Al centro della mobilitazione salari, sicurezza e riconoscimento del settore socio-sanitario

LECCO – Una mobilitazione partecipata per chiedere il rinnovo del contratto e condizioni di lavoro più dignitose. La CISL Monza e Brianza Lecco interviene sulla manifestazione nazionale delle lavoratrici e dei lavoratori della sanità privata, svoltasi a Roma nell’ambito dello sciopero proclamato per venerdì 17 aprile.

In piazza Santa Apostoli si sono riuniti operatori provenienti da tutta Italia, dando voce a un comparto del sistema sanitario e socio-sanitario che da tempo attende risposte. Al centro della protesta, il mancato rinnovo del contratto collettivo nazionale, fermo da dodici anni, e la richiesta di un adeguamento delle condizioni economiche e professionali.

La mobilitazione ha evidenziato il ruolo svolto quotidianamente dal personale della sanità privata e delle RSA, ritenuto non adeguatamente riconosciuto sia sul piano salariale sia su quello professionale. Tra i temi principali affrontati durante la giornata, il rinnovo immediato del contratto, l’adeguamento delle retribuzioni al costo della vita, il miglioramento delle condizioni di lavoro e della sicurezza e il pieno riconoscimento del valore sociale e sanitario del settore.

Significativa anche la partecipazione dai territori della Brianza. Tra le province di Monza-Brianza e Lecco si stima la presenza di circa 10.000 addetti nella sanità privata e nel comparto socio-sanitario accreditato, una componente rilevante del sistema di cura locale che ha preso parte alla mobilitazione chiedendo diritti, dignità e riconoscimento.

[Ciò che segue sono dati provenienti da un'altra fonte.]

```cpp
static int32_t pcg_impl(bh_hess* H, bh_proj* P, const double* g_minor, const double* w_l, const double* w_u, double kappa2,
                        double atol_negcurv, double atol_f2b, double* w_out, int32_t* status, int32_t* iters, double* trace,
                        int64_t trace_cap, int32_t* n_hmul_out, bool dev) {
    BH_REQUIRE_INIT();
    if (!H) return fail(BH_ERR_INVALID_ARG, "NULL bh_hess");
    BH_TRY(check_proj_ready(P));
    if (!g_minor || !w_l || !w_u || !w_out) return fail(BH_ERR_INVALID_ARG, "NULL vector argument");
    if (H->n != P->n) return fail(BH_ERR_SHAPE, "H.n != lincons.n");
    if (trace == nullptr) trace_cap = 0;
    if (trace_cap < 0) return fail(BH_ERR_INVALID_ARG, "negative trace_cap");
    const int64_t n = H->n;
    BH_TRY(ensure_cg_workspace(H->ld, trace_cap));
    CgWorkspace& c = g_ctx.cg;
    auto aligned16 = [](const void* q) { return (reinterpret_cast<uintptr_t>(q) & 15u) == 0; };
    const bool in_place = dev && (n % 2 == 0) && aligned16(g_minor) && aligned16(w_l) && aligned16(w_u) && aligned16(w_out) &&
                          (!comm_active() || n == H->ld);
    const double *gp = g_minor, *wlp = w_l, *wup = w_u;
    double* wp = w_out;
    if (!in_place) {
        if (!dev) {
            BH_TRY(stage_vecs(c.g, {g_minor, w_l, w_u}, n, c.n_pad));
        } else {
            BH_TRY(stage_vec(c.g, g_minor, n, true));
            BH_TRY(stage_vec(c.wl, w_l, n, true));
            BH_TRY(stage_vec(c.wu, w_u, n, true));
        }
        gp = c.g; wlp = c.wl; wup = c.wu; wp = c.w;
    }
    PcgFin fin{};
    BH_TRY(pcg_run(H, P, gp, wlp, wup, wp, !in_place, kappa2, atol_negcurv, atol_f2b, trace_cap, &fin, nullptr, !dev));
    if (!in_place) BH_TRY(fetch_vec(w_out, c.w, n, dev));
    if (trace_cap > 0) count_d2h((size_t)4 * trace_cap * sizeof(double));
    if (trace_cap > 0) note_dma();
    if (trace_cap > 0) BH_HIP(hipMemcpyAsync(trace, c.d_trace, (size_t)4 * trace_cap * sizeof(double), hipMemcpyDeviceToHost, g_ctx.stream));
    const bool drain = g_ctx.opt_final_sync || !(in_place && trace_cap == 0 && fin.results_final);
    if (drain) BH_TRY(sync_flush());
    BH_TRY(pcg_finish(H, fin, drain));
    if (status) *status = fin.status;
    if (iters) *iters = fin.iter;
    if (n_hmul_out) *n_hmul_out = fin.n_hmul;
    return BH_OK;
}
// ... 1053 lines not shown
```

benlsip.jl_amd/csrc/bh_cgfuse.hip.h:

```cpp
#pragma once
#include <hip/hip_runtime.h>
#include <stdint.h>
#include "bh_reduce.hip.h"
#include "bh_cg.hip.h"
#include "bh_comm.hip.h"

namespace bh {

struct CgUpdArgs {
    CgState* st;
    int j;
    const double* partials; int64_t ld; int nchunks; int G;
    int Gs, Gq;
    const double* sqpart;
    const double* gpart;
    const double* rvpart_in;
    double* rvpart_out;
    int nrv;
    const double* p;
    double* w; double* hw;
    double* r; const double* g;
    double* v;
    const int* fixrank;
    int n;
    double atol_neg;
    double* trace; int trace_cap;
    unsigned long long* mirror; unsigned tag;
    const double* A; int64_t ldA; int mA;
    double* tpart;
    int init_in_memory;
    const int* map; double* w_full;
    const unsigned long long* reroute; unsigned long long reroute_seq;
};

template <bool GEN, bool PEER>
__global__ __launch_bounds__(256) void cg_reduce_update_kernel(CgUpdArgs a, PeerArgs pa) {
    constexpr bool SCAT = !GEN;
#include "bh_cgfuse_body.hip.h"
}

__global__ __launch_bounds__(256) void cg_reduce_update_compact_kernel(CgUpdArgs a) {
    constexpr bool GEN = true, PEER = false, SCAT = true;
    const PeerArgs pa{};
#include "bh_cgfuse_body.hip.h"
}

}
```

benlsip.jl_amd/csrc/bh_cgfuse_body.hip.h:

```cpp
    CgState* st = a.st;
    if (st->stop_at != 0 && a.j > st->stop_at) return;
    if (a.reroute != nullptr && *a.reroute == a.reroute_seq) return;
    __shared__ double2 sm[16][17];
    __shared__ double rvs[16];
    __shared__ double2 rsm[16];
    const int tid = threadIdx.x, cl = tid & 15, rl = tid >> 4;
    const int c = blockIdx.x * 16 + cl;
    const bool valid = c < a.nchunks;
    const int64_t ld2 = a.ld >> 1;
    const double QNAN = __longlong_as_double(0x7ff8000000000000ll);

    const bool upd = (rl == 0) && valid;
    const bool from_g = (a.j == 1 && !a.init_in_memory);
    double2 pk = make_double2(0.0, 0.0), wk = pk, hwk = pk, rk = pk;
    int2 fr = make_int2(-1, -1);
    if (upd) {
        pk = reinterpret_cast<const double2*>(a.p)[c];
        if (from_g) {
            rk = reinterpret_cast<const double2*>(a.g)[c];
        } else {
            rk = reinterpret_cast<const double2*>(a.r)[c];
            wk = reinterpret_cast<const double2*>(a.w)[c];
            if (a.hw != nullptr) hwk = reinterpret_cast<const double2*>(a.hw)[c];
        }
    }
    TieRegs tr;
    tr.load(st);
    const int max_iter = st->max_iter;
    const double rtv_state = st->rtv;
    LaneBatch<8> b_sq, b_gp, b_rv;
    b_sq.issue(a.sqpart, a.Gq);
    b_gp.issue(a.gpart, a.G);
    b_rv.issue(a.rvpart_in, a.nrv);
    const double2* P2 = reinterpret_cast<const double2*>(a.partials);
    const int cc = min(c, a.nchunks - 1);
    SlabBatch sb;
    sb.issue(P2, ld2, cc, rl, a.Gs);
    double2 arow[4];
    if (GEN) {
        const double2* A2 = reinterpret_cast<const double2*>(a.A);
        const int64_t ldA2 = a.ldA >> 1;
#pragma unroll
        for (int k = 0; k < 4; ++k) arow[k] = A2[(int64_t)min(rl + 16 * k, a.mA - 1) * ldA2 + cc];
    }
    int2 mp = make_int2(-1, -1);
    if (SCAT && upd && a.map != nullptr) mp = reinterpret_cast<const int2*>(a.map)[c];
    if (upd && a.fixrank != nullptr) fr = reinterpret_cast<const int2*>(a.fixrank)[c];

    const double2 acc = sb.fold(P2, ld2, cc, rl, a.Gs);
    sm[rl][cl] = acc;

    double pHp = wave_sum(b_sq.fold_sum(a.sqpart, a.Gq));
    if (PEER) {
        __shared__ int s_timeout;
        __shared__ double2 xs[kMaxPeers][16];
        __shared__ double ps[kMaxPeers];
        if (tid == 0) s_timeout = 0;
        __syncthreads();
        if (rl == 0) {
            double2 t = sm[0][cl];
#pragma unroll
            for (int q = 1; q < 16; ++q) { t.x += sm[q][cl].x; t.y += sm[q][cl].y; }
            sm[15][cl] = t;
        }
        __syncthreads();
        const double2 mine = sm[15][cl];
        const unsigned long long seq = *pa.seq;
        const int par = (int)(seq & 1ull);
        const int64_t slot = ((int64_t)par * kMaxPeers + pa.rank) * pa.cap;
        const int64_t fidx = ((int64_t)par * kMaxPeers + pa.rank) * pa.nblk_cap + blockIdx.x;
        if (rl < pa.nranks && valid) sys_store_f64x2(pa.slots[rl] + slot + 2 * (int64_t)c, mine);
        if (rl < pa.nranks && cl == 0) __hip_atomic_store(pa.scal[rl] + fidx, pHp, __ATOMIC_RELAXED, __HIP_MEMORY_SCOPE_SYSTEM);
        asm volatile("s_waitcnt vmcnt(0)" ::: "memory");
        __syncthreads();
        if (rl < pa.nranks && cl == 0) __hip_atomic_store(pa.flags[rl] + fidx, seq, __ATOMIC_RELAXED, __HIP_MEMORY_SCOPE_SYSTEM);
        if (rl < pa.nranks && cl == 0) {
            const unsigned long long* f = pa.flags[pa.rank] + ((int64_t)par * kMaxPeers + rl) * pa.nblk_cap + blockIdx.x;
            const unsigned long long t0 = wall_clock64();
            const bool dead = __hip_atomic_load(pa.dead, __ATOMIC_RELAXED, __HIP_MEMORY_SCOPE_AGENT) != 0u;
            if (dead) s_timeout = 1;
            while (!dead && __hip_atomic_load(f, __ATOMIC_RELAXED, __HIP_MEMORY_SCOPE_SYSTEM) != seq) {
                __builtin_amdgcn_s_sleep(8);
                if (wall_clock64() - t0 > pa.timeout_ticks) {
                    s_timeout = 1;
                    __hip_atomic_store(pa.err, seq, __ATOMIC_RELAXED, __HIP_MEMORY_SCOPE_SYSTEM);
                    __hip_atomic_store(pa.dead, 1u, __ATOMIC_RELAXED, __HIP_MEMORY_SCOPE_AGENT);
                    break;
                }
            }
        }
        asm volatile("" ::: "memory");
        __syncthreads();
        if (rl < pa.nranks) {
            double2 got = make_double2(0.0, 0.0);
            if (valid) got = sys_load_f64x2(pa.slots[pa.rank] + ((int64_t)par * kMaxPeers + rl) * pa.cap + 2 * (int64_t)c);
            xs[rl][cl] = got;
            if (cl == 0) ps[rl] = __hip_atomic_load(pa.scal[pa.rank] + ((int64_t)par * kMaxPeers + rl) * pa.nblk_cap + blockIdx.x,
                                                  __ATOMIC_RELAXED, __HIP_MEMORY_SCOPE_SYSTEM);
        }
        __syncthreads();
        double2 t = xs[0][cl];
        double ph = ps[0];
        for (int r = 1; r < pa.nranks; ++r) { t.x += xs[r][cl].x; t.y += xs[r][cl].y; ph += ps[r]; }
        if (s_timeout) { ph = __longlong_as_double(0x7ff8000000000000ll); }
        pHp = ph;
        __syncthreads();
        sm[rl][cl] = (rl == 0) ? t : make_double2(0.0, 0.0);
        if (tid == 0) {
            const unsigned done = atomicAdd(pa.arrive, 1u) + 1u;
            if (done == gridDim.x) { *pa.arrive = 0u; *pa.seq = seq + 1ull; }
        }
    }
    const double gamma = wave_min(b_gp.fold_min(a.gpart, a.G));
    const double rtv = (a.j == 1) ? rtv_state : wave_sum(b_rv.fold_sum(a.rvpart_in, a.nrv));
    int cont = 0, neg = 0, outside = 0;
    double step = 0.0, alpha = QNAN;
    bool add_w = true;
    if (pHp <= a.atol_neg) {
        neg = 1;
        if (fabs(pHp) > a.atol_neg) step = gamma;
        else add_w = false;
    } else {
        alpha = __ddiv_rn(rtv, pHp);
        outside = alpha > gamma;
        if (outside) step = gamma;
        else { step = alpha; cont = 1; }
    }
    __syncthreads();

    double rv_part = 0.0;
    if (rl == 0 && valid) {
        double2 hp = sm[0][cl];
#pragma unroll
        for (int q = 1; q < 16; ++q) { hp.x += sm[q][cl].x; hp.y += sm[q][cl].y; }
        const bool e0 = 2 * c < a.n, e1 = 2 * c + 1 < a.n;
        if (add_w) {
            wk.x = __dadd_rn(wk.x, __dmul_rn(step, pk.x));
            wk.y = __dadd_rn(wk.y, __dmul_rn(step, pk.y));
            hwk.x = __dadd_rn(hwk.x, __dmul_rn(step, hp.x));
            hwk.y = __dadd_rn(hwk.y, __dmul_rn(step, hp.y));
        }
        double2 vk = make_double2(0.0, 0.0);
        if (cont) {
            rk.x = __dadd_rn(rk.x, __dmul_rn(alpha, hp.x));
            rk.y = __dadd_rn(rk.y, __dmul_rn(alpha, hp.y));
            vk.x = (fr.x >= 0) ? 0.0 : rk.x;
            vk.y = (fr.y >= 0) ? 0.0 : rk.y;
        }
        if (!e0) { wk.x = 0.0; hwk.x = 0.0; rk.x = 0.0; vk.x = 0.0; }
        if (!e1) { wk.y = 0.0; hwk.y = 0.0; rk.y = 0.0; vk.y = 0.0; }
        if (cont && !GEN) rv_part = fma(rk.y, vk.y, rk.x * vk.x);
        if (add_w || a.j == 1) {
            reinterpret_cast<double2*>(a.w)[c] = wk;
            if (a.hw != nullptr) reinterpret_cast<double2*>(a.hw)[c] = hwk;
            if (SCAT && mp.x >= 0) a.w_full[mp.x] = wk.x;
            if (SCAT && mp.y >= 0) a.w_full[mp.y] = wk.y;
        }
        if (cont || a.j == 1) {
            reinterpret_cast<double2*>(a.r)[c] = rk;
            if (!GEN) reinterpret_cast<double2*>(a.v)[c] = vk;
        }
        if (GEN) rsm[cl] = vk;
    } else if (GEN && rl == 0) {
        rsm[cl] = make_double2(0.0, 0.0);
    }
    if (!GEN) {
        if (rl == 0) rvs[cl] = rv_part;
        __syncthreads();
        if (tid == 0) {
            double t = 0.0;
#pragma unroll
            for (int q = 0; q < 16; ++q) t += rvs[q];
            a.rvpart_out[blockIdx.x] = t;
        }
    } else {
        __syncthreads();
        if (cont) {
            const double2 rm = rsm[cl];
#pragma unroll
            for (int k = 0; k < 4; ++k) {
                const int i = rl + 16 * k;
                if (i < a.mA) {
                    double prod = valid ? fma(arow[k].y, rm.y, arow[k].x * rm.x) : 0.0;
                    prod = row16_sum(prod);
                    if (cl == 0) a.tpart[(int64_t)blockIdx.x * a.mA + i] = prod;
                }
            }
        }
    }

    if (blockIdx.x == 0 && tid == 0) {
        st->pHp = pHp; st->gamma = gamma; st->alpha = alpha; st->n_hmul = a.j; st->rtv = rtv;
        st->neg_curvature = neg; st->outside_region = outside; st->need_proj = 0; st->iter = a.j;
        tr.note_step_a(pHp, a.atol_neg, alpha, gamma, a.j);
        tr.store(st);
        if (a.trace != nullptr && a.j <= a.trace_cap) {
            double* row = a.trace + 4 * (int64_t)(a.j - 1);
            row[0] = pHp; row[1] = alpha; row[2] = (neg && !add_w) ? QNAN : gamma; row[3] = rtv;
        }
        int status = 4;
        if (!cont) {
            status = cg_status_of(0, outside, neg, a.j, max_iter);
            st->approx_solved = 0; st->done = 1; st->stop_at = a.j;
            st->status = status;
        }
        publish_word(a.mirror, a.tag, status, cont ? 0 : 1, a.j, a.j, tr);
    }
```

benlsip.jl_amd/csrc/bh_pcg_plan.h:

```cpp
#pragma once
#include <cstdint>

namespace bh {

enum PcgShape : int {
    PCG_SEPARATE = 0,
    PCG_FUSED = 1,
    PCG_RCCL_BOX = 2,
};

struct PcgSelectIn {
    int64_t mA;
    bool gram_handle;
    int64_t cg_fused, gram_cg_fused, linv_refine, fold_init;
    bool comm, peer_path;
    bool reduced;
    bool tpart, W, M_valid;
    bool lda_is_ld;
    bool rs_cfg_ok;
    bool cgp3_ok;
    bool peer_blocks_fit;
    bool iterates;
    bool g_padded;
    bool vectors_in_regs;
    bool hw_wanted;
    bool atol_f2b_positive;
    bool allow_free_image;
    bool hw_free_part_ok;
    int64_t free_image_eq;
};

struct PcgSelection {
    PcgShape shape;
    bool fuse_gen;
    bool gen_linv;
    bool linv_refine;
    bool peer_fused;
    bool rccl_gen;
    bool free_image_eligible;
    bool fold_init;
    int cg_kernels;
};

inline PcgSelection pcg_select(const PcgSelectIn& in) {
    PcgSelection o{};
    const bool box = in.mA == 0;
    const int64_t cg_fused = !in.gram_handle ? in.cg_fused : (in.gram_cg_fused != 0 && !in.comm) ? 1 : 0;
    const bool fuse_gen = !box && cg_fused >= 1 && in.reduced && in.mA <= 64 && in.tpart && in.lda_is_ld && (!in.gram_handle || in.W);
    const bool gen_linv = fuse_gen && cg_fused == 1 && in.W;
    const bool peer_fused = in.comm && in.peer_path && (box || fuse_gen) && in.peer_blocks_fit;
    const bool rccl_gen = in.comm && !in.peer_path && fuse_gen;
    const bool feasible = in.rs_cfg_ok && in.iterates && in.g_padded;
    if ((box || fuse_gen) && cg_fused != 0 && feasible && (!in.comm || peer_fused || rccl_gen)) {
        o.shape = PCG_FUSED;
        o.fuse_gen = fuse_gen; o.gen_linv = gen_linv; o.peer_fused = peer_fused; o.rccl_gen = rccl_gen;
        o.linv_refine = gen_linv && in.linv_refine != 0 && in.M_valid && in.mA >= 2;
        o.cg_kernels = (box ? 2 : gen_linv ? 3 : 4) + (rccl_gen ? 1 : 0);
        o.free_image_eligible = in.allow_free_image && box && !in.gram_handle && !in.comm && (!in.hw_wanted || in.hw_free_part_ok) &&
                                in.atol_f2b_positive;
        if (in.free_image_eq != 0 && gen_linv && !in.gram_handle && !in.comm && !in.hw_wanted && in.atol_f2b_positive && in.allow_free_image)
            o.free_image_eligible = true;
        return o;
    }
    if (!in.gram_handle && in.comm && !in.peer_path && box && in.cg_fused != 0 && feasible && in.cgp3_ok) {
        o.shape = PCG_RCCL_BOX;
        o.cg_kernels = 2;
        return o;
    }
    o.shape = PCG_SEPARATE;
    o.fold_init = box && in.vectors_in_regs && in.fold_init != 0 && feasible;
    return o;
}

}
```

Before: 1778.

## Decide CG stop verdict in last-arriving block of fused update kernel

```diff
diff --git a/benlsip.jl_amd/csrc/bh_api.hip b/benlsip.jl_amd/csrc/bh_api.hip
--- a/benlsip.jl_amd/csrc/bh_api.hip
+++ b/benlsip.jl_amd/csrc/bh_api.hip
@@ -54,6 +54,7 @@
     unsigned tag = 0;
     unsigned long long* d_reroute = nullptr;
     unsigned long long reroute_seq = 0;
+    unsigned* d_arrive = nullptr;
     double* d_trace = nullptr;
     int64_t trace_cap = 0;
 };
@@ -443,8 +444,9 @@
         c.d_mirror = reinterpret_cast<unsigned long long*>(dp);
     }
     if (!c.d_reroute) {
-        BH_TRY(dev_alloc(&c.d_reroute, 1));
-        BH_HIP(hipMemsetAsync(c.d_reroute, 0, sizeof(unsigned long long), g_ctx.stream));
+        BH_TRY(dev_alloc(&c.d_reroute, 16));
+        BH_HIP(hipMemsetAsync(c.d_reroute, 0, 16 * sizeof(unsigned long long), g_ctx.stream));
+        c.d_arrive = reinterpret_cast<unsigned*>(c.d_reroute + 8);
     }
     if (trace_cap > c.trace_cap) {
         dev_free(c.d_trace);
@@ -2380,7 +2382,10 @@
     if (p.gram) { u.partials = c.Hp; u.Gs = 1; }
     if (!p.sel.fuse_gen) {
         if (p.sel.peer_fused) hipLaunchKernelGGL((cg_reduce_update_kernel<false, true>), dim3(nblk), dim3(256), 0, s, u, g_ctx.peer.args);
-        else hipLaunchKernelGGL((cg_reduce_update_kernel<false, false>), dim3(nblk), dim3(256), 0, s, u, PeerArgs{});
+        else {
+            u.arrive = c.d_arrive; u.verdict = pcg_update_takes_verdict(j, r.expect_stop_at, p.max_iter, p.gram) ? 1 : 0;
+            hipLaunchKernelGGL((cg_reduce_update_kernel<false, false>), dim3(nblk), dim3(256), 0, s, u, PeerArgs{});
+        }
         return BH_OK;
     }
     if (p.sel.rccl_gen) {
@@ -2575,8 +2580,9 @@
         return pcg_run(H, P, gp, wlp, wup, wp, w_in_ws, kappa2, atol_negcurv, atol_f2b, trace_cap, fin_out, hw, g_pad_zeroed, false);
     }
     if (fi_earns) H->fi.credit += free_image_saving(mw.n_hmul, P->nfix, n);
+    const bool ticket = sel.shape == PCG_FUSED && !sel.fuse_gen && !sel.peer_fused;
     const bool results_final = sel.shape == PCG_FUSED && !sel.rccl_gen &&
-                               (mw.status == BH_CG_SOLVED || mw.status == BH_CG_MAX_ITER_REACHED || mw.status == BH_CG_NONE);
+                               (ticket || mw.status == BH_CG_SOLVED || mw.status == BH_CG_MAX_ITER_REACHED || mw.status == BH_CG_NONE);
     pcg_fin_fill(fin_out, mw, a.tag, results_final);
     fin_out->compact = fi_use;
     if (sel.peer_fused) H->stats.n_allreduce += mw.n_hmul;
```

La manifestazione rappresenta, secondo Cisl Monza e Brianza Lecco, un segnale chiaro: i lavoratori non intendono più attendere e chiedono l’apertura di un confronto con le controparti datoriali e le istituzioni. In assenza di risposte concrete, non si escludono ulteriori iniziative di mobilitazione a sostegno dei diritti del personale e della qualità del servizio sanitario offerto ai cittadini.